If it looks working, lets format it on active node. I've decided not use LVM over my md device as unneccesary overhead.
vorh6t01:~ # mkfs.ext3 -j -m0 -b4096 -E nodiscard /dev/md0 mke2fs 1.41.12 (17-May-2010) Filesystem label= OS type: Linux Block size=4096 (log=2) Fragment size=4096 (log=2) Stride=1 blocks, Stripe width=16 blocks 16375808 inodes, 65503184 blocks 0 blocks (0.00%) reserved for the super user First data block=0 Maximum filesystem blocks=4294967296 1999 block groups 32768 blocks per group, 32768 fragments per group 8192 inodes per group Superblock backups stored on blocks: 32768, 98304, 163840, 229376, 294912, 819200, 884736, 1605632, 2654208, 4096000, 7962624, 11239424, 20480000, 23887872 Writing inode tables: done Creating journal (32768 blocks): done Writing superblocks and filesystem accounting information: done This filesystem will be automatically checked every 29 mounts or 180 days, whichever comes first. Use tune2fs -c or -i to override.

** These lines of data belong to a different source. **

@@ -125,6 +142,39 @@
             constexpr int JG = 4;
             for (int j0 = 0; j0 < cnt; j0 += JG) {
                 float v[JG][2][E + 1];
+#if FC_IPT
+                unsigned ob[2][E + 1];
+#pragma unroll
+                for (int l = 0; l < 2; l++)
+#pragma unroll
+                    for (int i = 0; i <= E; i++) ob[l][i] = ((unsigned) idx[l][i] * rs + lb[l] + (unsigned) (adr0 + j0)) * 4u;
+                if (cnt >= 4) {
+                    typedef float f4 __attribute__((ext_vector_type(4)));
+#pragma unroll
+                    for (int l = 0; l < 2; l++)
+#pragma unroll
+                        for (int i = 0; i <= E; i++) {
+                            const f4 q = *(GLOBAL_AS const f4 *) ((GLOBAL_AS const char *) src0 + ob[l][i]);
+                            v[0][l][i] = q.x; v[1][l][i] = q.y; v[2][l][i] = q.z; v[3][l][i] = q.w;
+                        }
+                } else if (cnt == 2) {
+                    typedef float f2 __attribute__((ext_vector_type(2)));
+#pragma unroll
+                    for (int l = 0; l < 2; l++)
+#pragma unroll
+                        for (int i = 0; i <= E; i++) {
+                            const f2 q = *(GLOBAL_AS const f2 *) ((GLOBAL_AS const char *) src0 + ob[l][i]);
+                            v[0][l][i] = q.x; v[1][l][i] = q.y;
+                        }
+                } else {
+#pragma unroll
+                    for (int l = 0; l < 2; l++)
+#pragma unroll
+                        for (int i = 0; i <= E; i++)
+                            v[0][l][i] = *(GLOBAL_AS const float *) ((GLOBAL_AS const char *) src0 + ob[l][i]);
+                }
+                float res[JG];
+#else
 #if FC_D5T
                 if (vec4) {
                     typedef float f4 __attribute__((ext_vector_type(4)));
@@ -157,6 +207,7 @@
                             const int jc = j0 + jj < cnt ? j0 + jj : cnt - 1;
                             v[jj][l][i] = ldg(src0, (unsigned) idx[l][i] + (unsigned) ((jc * 2 + l) * P));
                         }
+#endif
 #pragma unroll
                 for (int jj = 0; jj < JG; jj++) {
                     if (j0 + jj >= cnt) break;
@@ -169,7 +220,24 @@
                             if ((msk[l] >> i) & 1u) acc += wt[l][i] * v[jj][l][i];
                     }
                     stg(ipis, (unsigned) s + (unsigned) ((slot0 + j0 + jj) * P), acc);
+#if FC_IPT
+                    res[jj] = acc;
+#endif
                 }
+#if FC_IPT
+                if (lv < lc_max) {
+                    const unsigned a0 = (unsigned) (adr0 + j0), row = ipt_row(Pu, NAu, n_lv, (unsigned) s);
+                    if (cnt >= 4) {
+                        typedef float f2 __attribute__((ext_vector_type(2)));
+                        const f2 ev = { res[0], res[2] }, od = { res[1], res[3] };
+                        *(GLOBAL_AS f2 *) ((GLOBAL_AS char *) ipt + (row + ipt_col(n_lv, a0)) * 4u) = ev;
+                        *(GLOBAL_AS f2 *) ((GLOBAL_AS char *) ipt + (row + ipt_col(n_lv, a0 + 1u)) * 4u) = od;
+                    } else {
+                        stg(ipt, row + ipt_col(n_lv, a0), res[0]);
+                        if (cnt == 2) stg(ipt, row + ipt_col(n_lv, a0 + 1u), res[1]);
+                    }
+                }
+#endif
             }
         }
         __syncthreads();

Add FS resource to cluster:
... <cluster name="vorh6t" config_version="4"> ... <rm> <failoverdomains/> <resources/> <service autostart="1" name="vorh6t" recovery="relocate"> <ip address="192.168.131.12/24"> <script name="vorh6tmd" file="/root/bin/mdscript"> <fs name="vorh6tfs" device="/dev/md0" mountpoint="/export" fstype="ext3" force_unmount="1" self_fence="1" /> </script> </ip> </service> </rm> ...

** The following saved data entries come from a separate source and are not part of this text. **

typedef __attribute__((address_space(3))) const double lds_cd;
typedef __attribute__((address_space(3))) double lds_d;
typedef double dbl2 __attribute__((ext_vector_type(2)));
typedef __attribute__((address_space(3))) const dbl2 lds_cd2;
typedef __attribute__((address_space(1))) const double g_cd;
typedef __attribute__((address_space(1))) double g_d;
typedef __attribute__((address_space(1))) const dbl2 g_cd2;

constexpr double kInf = 1e30;
constexpr double kMinScaling = 1e-4, kMaxScaling = 1e4;
constexpr double kRhoMin = 1e-6, kRhoMax = 1e6, kRhoEq = 1e3, kRhoTol = 1e-4;
constexpr double kDivTol = 1e-30;

enum : unsigned { RC_LOOSE = 0, RC_INEQ = 1, RC_EQ = 2 };

#if defined(MPCQ_STAMPS) && defined(MPCQ_STAMPS_LEAN)
#define STAMP_DECL uint64_t st_acc[16] = {}; uint64_t st_last = __builtin_amdgcn_s_memtime();
#define STAMP(i) do { if constexpr ((i) == 1 || (i) == 2 || (i) == 3 || (i) == 7 || (i) == 10 || (i) == 11 || (i) == 12) { \
    const uint64_t nw_ = __builtin_amdgcn_s_memtime(); st_acc[i] += nw_ - st_last; st_last = nw_; } } while (0)
#elif defined(MPCQ_STAMPS)
#define STAMP_DECL uint64_t st_acc[16] = {}; uint64_t st_last = __builtin_amdgcn_s_memtime();
#define STAMP(i) do { if (threadIdx.x == kStampT) { const uint64_t nw_ = __builtin_amdgcn_s_memtime(); st_acc[i] += nw_ - st_last; st_last = nw_; } } while (0)
#else
#define STAMP_DECL
#define STAMP(i) do {} while (0)
#endif

template <int N>
__device__ __forceinline__ int XO(int k, int i) {
  return (k < N - 1) ? 30 * k + (i < 6 ? 2 * i : 12 + 3 * (i - 6)) : 30 * (N - 1) + i;
}
template <int N>
__device__ __forceinline__ int FO(int k, int f, int c) {
  return 30 * N - 18 + 96 * k + 24 * f + 7 * c;
}
__host__ __device__ constexpr int LN(int psi) { return 4 * (psi / 3) + psi % 3; }

template <int N>
__host__ __device__ constexpr int SIG(int k) { return k <= N / 2 ? k : N + N / 2 - k; }
template <int N>
__host__ __device__ constexpr int SIGX(int q) { return q <= N / 2 ? q : N + N / 2 + 1 - q; }

template <int N>
constexpr int kRows = (N + 3) & ~3;
template <int N>
constexpr bool kSlice = slice_supported(N);


__device__ __forceinline__ void wave_sync() {
  __builtin_amdgcn_fence(__ATOMIC_RELEASE, "wavefront");
  __builtin_amdgcn_wave_barrier();
  asm volatile("" ::: "memory");
  __builtin_amdgcn_fence(__ATOMIC_ACQUIRE, "wavefront");
}
__device__ __forceinline__ void sync_all() { __syncthreads(); }

template <int CTRL>
__device__ __forceinline__ double dppd(double v) {
  return __longlong_as_double(__builtin_amdgcn_mov_dpp(__double_as_longlong(v), CTRL, 0xF, 0xF, false));
}
template <int J>
__device__ __forceinline__ double rbc(double v) { return dppd<0x150 + J>(v); }
template <int J>
__device__ __forceinline__ double qbc(double v) { return dppd<85 * J>(v); }
template <int J0, int J1, int J2, int J3>
__device__ __forceinline__ double qperm(double v) { return dppd<J0 + 4 * J1 + 16 * J2 + 64 * J3>(v); }

#define MPCQ_HV(i) "+v"(a[i])
#define MPCQ_HV4(i) MPCQ_HV(i), MPCQ_HV(i + 1), MPCQ_HV(i + 2), MPCQ_HV(i + 3)
template <int n>
__device__ __forceinline__ void hold_all(double (&a)[n]) {
  static_assert((n >= 1 && n <= 8) || n == 15 || n == 21, "hold_all: spell this count out");
  if constexpr (n == 1) asm volatile("" : MPCQ_HV(0));
  if constexpr (n == 2) asm volatile("" : MPCQ_HV(0), MPCQ_HV(1));
  if constexpr (n == 3) asm volatile("" : MPCQ_HV(0), MPCQ_HV(1), MPCQ_HV(2));
  if constexpr (n == 4) asm volatile("" : MPCQ_HV4(0));
  if constexpr (n == 5) asm volatile("" : MPCQ_HV4(0), MPCQ_HV(4));
  if constexpr (n == 6) asm volatile("" : MPCQ_HV4(0), MPCQ_HV(4), MPCQ_HV(5));
  if constexpr (n == 7) asm volatile("" : MPCQ_HV4(0), MPCQ_HV(4), MPCQ_HV(5), MPCQ_HV(6));
  if constexpr (n == 8) asm volatile("" : MPCQ_HV4(0), MPCQ_HV4(4));
  if constexpr (n == 15) asm volatile("" : MPCQ_HV4(0), MPCQ_HV4(4), MPCQ_HV4(8), MPCQ_HV(12), MPCQ_HV(13), MPCQ_HV(14));
  if constexpr (n == 21) asm volatile("" : MPCQ_HV4(0), MPCQ_HV4(4), MPCQ_HV4(8), MPCQ_HV4(12), MPCQ_HV4(16), MPCQ_HV(20));
}
#undef MPCQ_HV4
#undef MPCQ_HV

Distribute file and update cluster:
vorh6t01 # scp /etc/cluster/cluster.conf vorh6t02:/etc/cluster/cluster.conf vorh6t01 # cman_tool version -r -S
Check /export mounted by rgmanager.
Simple test, turning off one of mirrored data LUN. Again, unexpected result occure. Multipath cry about lost paths, cat /proc/mdstat hungs, sync command hungs. Turning online missing LUN solves problem. The problem is exactly the same as in "LVM Way". May be problem with multipath configuration?

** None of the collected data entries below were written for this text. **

template <int MODE, bool EW, bool P64, int N, int R>
__device__ __forceinline__ bool sweep_thread_vertex(const SweepArgs &a, const ThreadRow<R> &r, bool flag,
                                                    unsigned long long &edges, unsigned long long &nodes,
                                                    uint32_t &target, int32_t &uw) {
  const uint32_t u = r.u;
  const uint32_t own = a.label[u];
  uw = a.vwgt != nullptr ? a.vwgt[u] : 1;
  const int32_t own_w = a.weight[own];
  uint32_t keys[N];
  int32_t ws[N];
  bool hit = false;
#pragma unroll
  for (int j = 0; j < N; ++j) {
    keys[j] = kEmpty;
    ws[j] = 0;
    if (j < static_cast<int>(r.deg)) {
      const uint32_t v = R > 0 ? r.v[j] : a.adjncy[r.beg + j];
      const typename LabG<P64>::word g = load_labg<P64>(a, v);
      hit = hit || stamp_hit(LabG<P64>::stamp(g), a.window);
      bool ok = true;
      if (MODE == 1 && a.communities != nullptr) {
        ok = a.communities[u] == a.communities[v];
      }
      if (ok) {
        keys[j] = LabG<P64>::label(g);
        ws[j] = EW ? a.adjwgt[r.beg + j] : 1;
      }
    }
  }
  if (!(flag || hit)) {
    return false;
  }
  edges += r.deg;
  nodes += 1;
  if (a.active != nullptr && flag) {
    a.active[u] = 0;
  }
  bool skip = false;
  if (MODE == 1) {
    const int32_t mn = a.min_w != nullptr ? a.min_w[own] : 0;
    skip = (own_w - uw) < mn;
  }
  const bool store_fav = (MODE == 0) && (uw == own_w) && (own_w <= a.max_cluster_weight / 2);
  Cand best = cand_none(), fav = cand_none();
  if (!skip) {
    sort_registers<N, EW>(keys, ws);
    bool lazy_done = false;
    if (MODE == 0) {
      Cand top = cand_none();
      int32_t run = 0;
#pragma unroll
      for (int j = 0; j < N; ++j) {
        run += EW ? ws[j] : 1;
        const bool last = (j == N - 1) || (keys[j + 1 < N ? j + 1 : j] != keys[j]);
        if (last) {
          const int32_t rating = run;
          run = 0;
          if (keys[j] != kEmpty && rating > 0) {
            if (rating >= top.gain) {
              const Cand x{rating, 0, tie_hash(a.base_tie, u, keys[j]), keys[j]};
              if (cand_better<0>(x, top)) {
                top = x;
              }
            }
            if (store_fav && rating >= fav.gain) {
              const Cand y{rating, 0, tie_hash(a.base_fav, u, keys[j]), keys[j]};
              if (cand_better<0>(y, fav)) {
                fav = y;
              }
            }
          }
        }
      }
      bool top_ok = true;
      if (top.gain > 0) {
        top_ok = (a.weight[top.key] + uw <= a.max_cluster_weight) || (top.key == own);
        if (a.communities != nullptr) {
          top_ok = top_ok && (a.communities[top.key] == a.communities[own]);
        }
      }
      if (top_ok) {
        best = top;
        lazy_done = true;
      }
    }
    if (!lazy_done) {
      int32_t run = 0;
#pragma unroll
      for (int j = 0; j < N; ++j) {
        run += EW ? ws[j] : 1;
        const bool last = (j == N - 1) || (keys[j + 1 < N ? j + 1 : j] != keys[j]);
        if (last) {
          const int32_t rating = run;
          run = 0;
          if (keys[j] != kEmpty) {
            Cand f;
            const Cand c = eval_candidate<MODE>(a, u, own, uw, own_w, keys[j], rating, MODE == 0 ? false : store_fav, f);
            if (cand_better<MODE>(c, best)) {
              best = c;
            }
          }
        }
      }
    }
  }
  return finish_vertex<MODE>(a, u, own, store_fav, best, fav, target);
}

template <int MODE>
__device__ __forceinline__ void emit_cta_iteration(const SweepArgs &a, bool proposes, uint32_t u, uint32_t target,
                                                   int32_t uw, uint32_t it, uint32_t (&s_cnt)[2][8],
                                                   uint32_t (&s_base)[2]) {
  const unsigned ballot = __ballot_sync(kFull, proposes);
  const int lane = threadIdx.x & 31;
  const int wib = threadIdx.x >> 5;
  const int par = it & 1;
  if (lane == 0) {
    s_cnt[par][wib] = static_cast<uint32_t>(__popc(ballot));
  }
  __syncthreads();
  if (threadIdx.x == 0) {
    uint32_t total = 0;
    for (int w = 0; w < 8; ++w) {
      total += s_cnt[par][w];
    }
    s_base[par] = total != 0 ? atomicAdd(a.mover_count, total) : 0u;
  }
  __syncthreads();
  if (proposes) {
    uint32_t idx = s_base[par] + __popc(ballot & ((1u << lane) - 1u));
    for (int w = 0; w < wib; ++w) {
      idx += s_cnt[par][w];
    }
    emit_proposal<MODE>(a, idx, u, target, uw);
  }
}

template <int MODE, bool EW, bool P64, int N> __global__ void __launch_bounds__(256) sweep_thread(const SweepArgs a) {
  __shared__ uint32_t s_cnt[2][8];
  __shared__ uint32_t s_base[2];
  unsigned long long edges = 0, nodes = 0;
  const uint32_t stride = gridDim.x * blockDim.x;
  const uint32_t bound = (a.list_size + 255u) & ~255u;
  uint32_t it = 0;
  for (uint32_t i = blockIdx.x * blockDim.x + threadIdx.x; i < bound; i += stride, ++it) {
    bool proposes = false;
    uint32_t target = 0;
    int32_t uw = 1;
    ThreadRow<0> r;
    r.u = 0;
    if (i < a.list_size) {
      r.u = a.list[i];
      const bool flag = a.active == nullptr || a.active[r.u] != 0;
      if (flag || a.pull) {
        load_row<0>(a, r);
        proposes = sweep_thread_vertex<MODE, EW, P64, N>(a, r, flag, edges, nodes, target, uw);
      }
    }
    emit_cta_iteration<MODE>(a, proposes, r.u, target, uw, it, s_cnt, s_base);
  }
  block_count_flush(a, edges, nodes);
}

__device__ __forceinline__ uint32_t pow2_ceil(uint32_t x) {
  return x <= 1 ? 1u : (1u << (32 - __clz(static_cast<int>(x - 1))));
}

__device__ __forceinline__ void table_add(uint32_t *keys, int32_t *vals, uint32_t mask, bool direct, uint32_t key,
                                          int32_t w) {
  uint32_t slot = direct ? key : (lowbias32(key) & mask);
  while (true) {
    const uint32_t prev = atomicCAS(&keys[slot], kEmpty, key);
    if (prev == kEmpty || prev == key) {
      atomicAdd(&vals[slot], w);
      return;
    }
    slot = (slot + 1) & mask;
  }
}

template <int T> struct TeamSync {
  static __device__ __forceinline__ void sync(int id) {
    if (T == 32) {
      __syncwarp();
    } else {
      asm volatile("bar.sync %0, %1;" ::"r"(id), "r"(T) : "memory");
    }
  }
  static __device__ __forceinline__ bool any(int id, bool p) {
    if (T == 32) {
      __syncwarp();
      return __any_sync(kFull, p);
    } else {
      int r;
      asm volatile(
          "{\n"
          ".reg .pred q, r;\n"
          "setp.ne.s32 q, %3, 0;\n"
          "bar.red.or.pred r, %1, %2, q;\n"
          "selp.s32 %0, 1, 0, r;\n"
          "}\n"
          : "=r"(r)
          : "r"(id), "r"(T), "r"(static_cast<int>(p))
          : "memory");
      return r != 0;
    }
  }
};

template <int MODE, int T>
__device__ __forceinline__ Cand team_argmax(int id, int tid, Cand c, Cand *s_red) {
  Cand r = warp_argmax<MODE>(kFull, c);
  if (T == 32) {
    return r;
  }
  TeamSync<T>::sync(id);
  if ((tid & 31) == 0) {
    s_red[tid >> 5] = r;
  }
  TeamSync<T>::sync(id);
  Cand x = cand_none();
  if ((tid & 31) < T / 32) {
    x = s_red[tid & 31];
  }
  return warp_argmax<MODE>(kFull, x);
}

template <bool V16> struct TeamVals;
template <> struct TeamVals<false> {
  using word = int32_t;
  static constexpr int kBytesPerSlot = 4;
  static __device__ __forceinline__ void add(word *v, uint32_t slot, int32_t w) { atomicAdd(&v[slot], w); }
  static __device__ __forceinline__ int32_t get(const word *v, uint32_t slot) { return v[slot]; }
  static __device__ __forceinline__ void clear(word *v, uint32_t slot) { v[slot] = 0; }
};
template <> struct TeamVals<true> {
  using word = uint32_t;
  static constexpr int kBytesPerSlot = 2;
  static __device__ __forceinline__ void add(word *v, uint32_t slot, int32_t w) {
    atomicAdd(&v[slot >> 1], static_cast<uint32_t>(w) << ((slot & 1u) * 16u));
  }
  static __device__ __forceinline__ int32_t get(const word *v, uint32_t slot) {
    return static_cast<int32_t>((v[slot >> 1] >> ((slot & 1u) * 16u)) & 0xFFFFu);
  }
  static __device__ __forceinline__ void clear(word *v, uint32_t slot) { reinterpret_cast<uint16_t *>(v)[slot] = 0; }
};

template <bool V16, bool EW>
__device__ __forceinline__ bool team_table_add(uint32_t *keys, typename TeamVals<V16>::word *vals, uint32_t mask,
                                               bool direct, uint32_t key, int32_t w, uint32_t &slot) {
  slot = direct ? key : (lowbias32(key) & mask);
  while (true) {
    const uint32_t prev = atomicCAS(&keys[slot], kEmpty, key);
    if (!EW && prev == kEmpty) {
      return true;
    }
    if (prev == kEmpty || prev == key) {
      TeamVals<V16>::add(vals, slot, w);
      return prev == kEmpty;
    }
    slot = (slot + 1) & mask;
  }
}
template <bool V16, bool EW>
__device__ __forceinline__ int32_t team_rating(const typename TeamVals<V16>::word *vals, uint32_t slot) {
  return TeamVals<V16>::get(vals, slot) + (EW ? 0 : 1);
}

template <int T> constexpr int team_ctas_per_sm() { return T == 32 ? 6 : T == 1024 ? 1 : 3; }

YES! The default feature queue_if_no_path cause IO hang to all-path-dead device. There is a command to change multipath features on-line. Let's add it to our script at "status" :
... status|monitor) /sbin/dmsetup message site01 0 "fail_if_no_path" /sbin/dmsetup message site02 0 "fail_if_no_path" [ ! -b /dev/md0 ] && exit 3 ;; ...
Wow! Much better now. Everything works as it expected. The big minus of solution is full resync of devices and manual intervention to make mirror back.
Let's recheck "LVM Way" with multipath feature trick.
Restore everything were done for "LVM Way" previous chapter.
Let's add multipath feature resetting to our /export/site-tune script status case:
... status|monitor) /sbin/dmsetup message site01 0 "fail_if_no_path" /sbin/dmsetup message site02 0 "fail_if_no_path" sleep 1 ;; ...
Check with multipath -ll that there is no queue_if_no_path in feature field for "site0?" devices.
Take offline one of mirrored LUNs. Huh! No more hungs. Great. Let's see it resynchronizing back when LUN return:
# lvs -a LV VG Attr LSize Pool Origin Data% Move Log Cpy%Sync Convert export orahome Rwi-aor-r- 20.00g 100.00 [export_rimage_0] orahome iwi-aor-w- 20.00g [export_rimage_1] orahome iwi-aor-r- 20.00g [export_rmeta_0] orahome ewi-aor--- 4.00m [export_rmeta_1] orahome ewi-aor-r- 4.00m ...
According to manual, this "r" bit means "refresh needed". A repair occur automatically, only this bit remains. Try command lvchange --refresh to clean bit.
# lvchange --refresh /dev/orahome/export # lvs -a LV VG Attr LSize Pool Origin Data% Move Log Cpy%Sync Convert export orahome Rwi-aor--- 20.00g 100.00 [export_rimage_0] orahome iwi-aor-w- 20.00g [export_rimage_1] orahome iwi-aor--- 20.00g [export_rmeta_0] orahome ewi-aor--- 4.00m [export_rmeta_1] orahome ewi-aor--- 4.00m ...
Everything back to OK status. Another command lvconvert --repair orahome/export may be used for full resync if LUNs were out of sync for long time.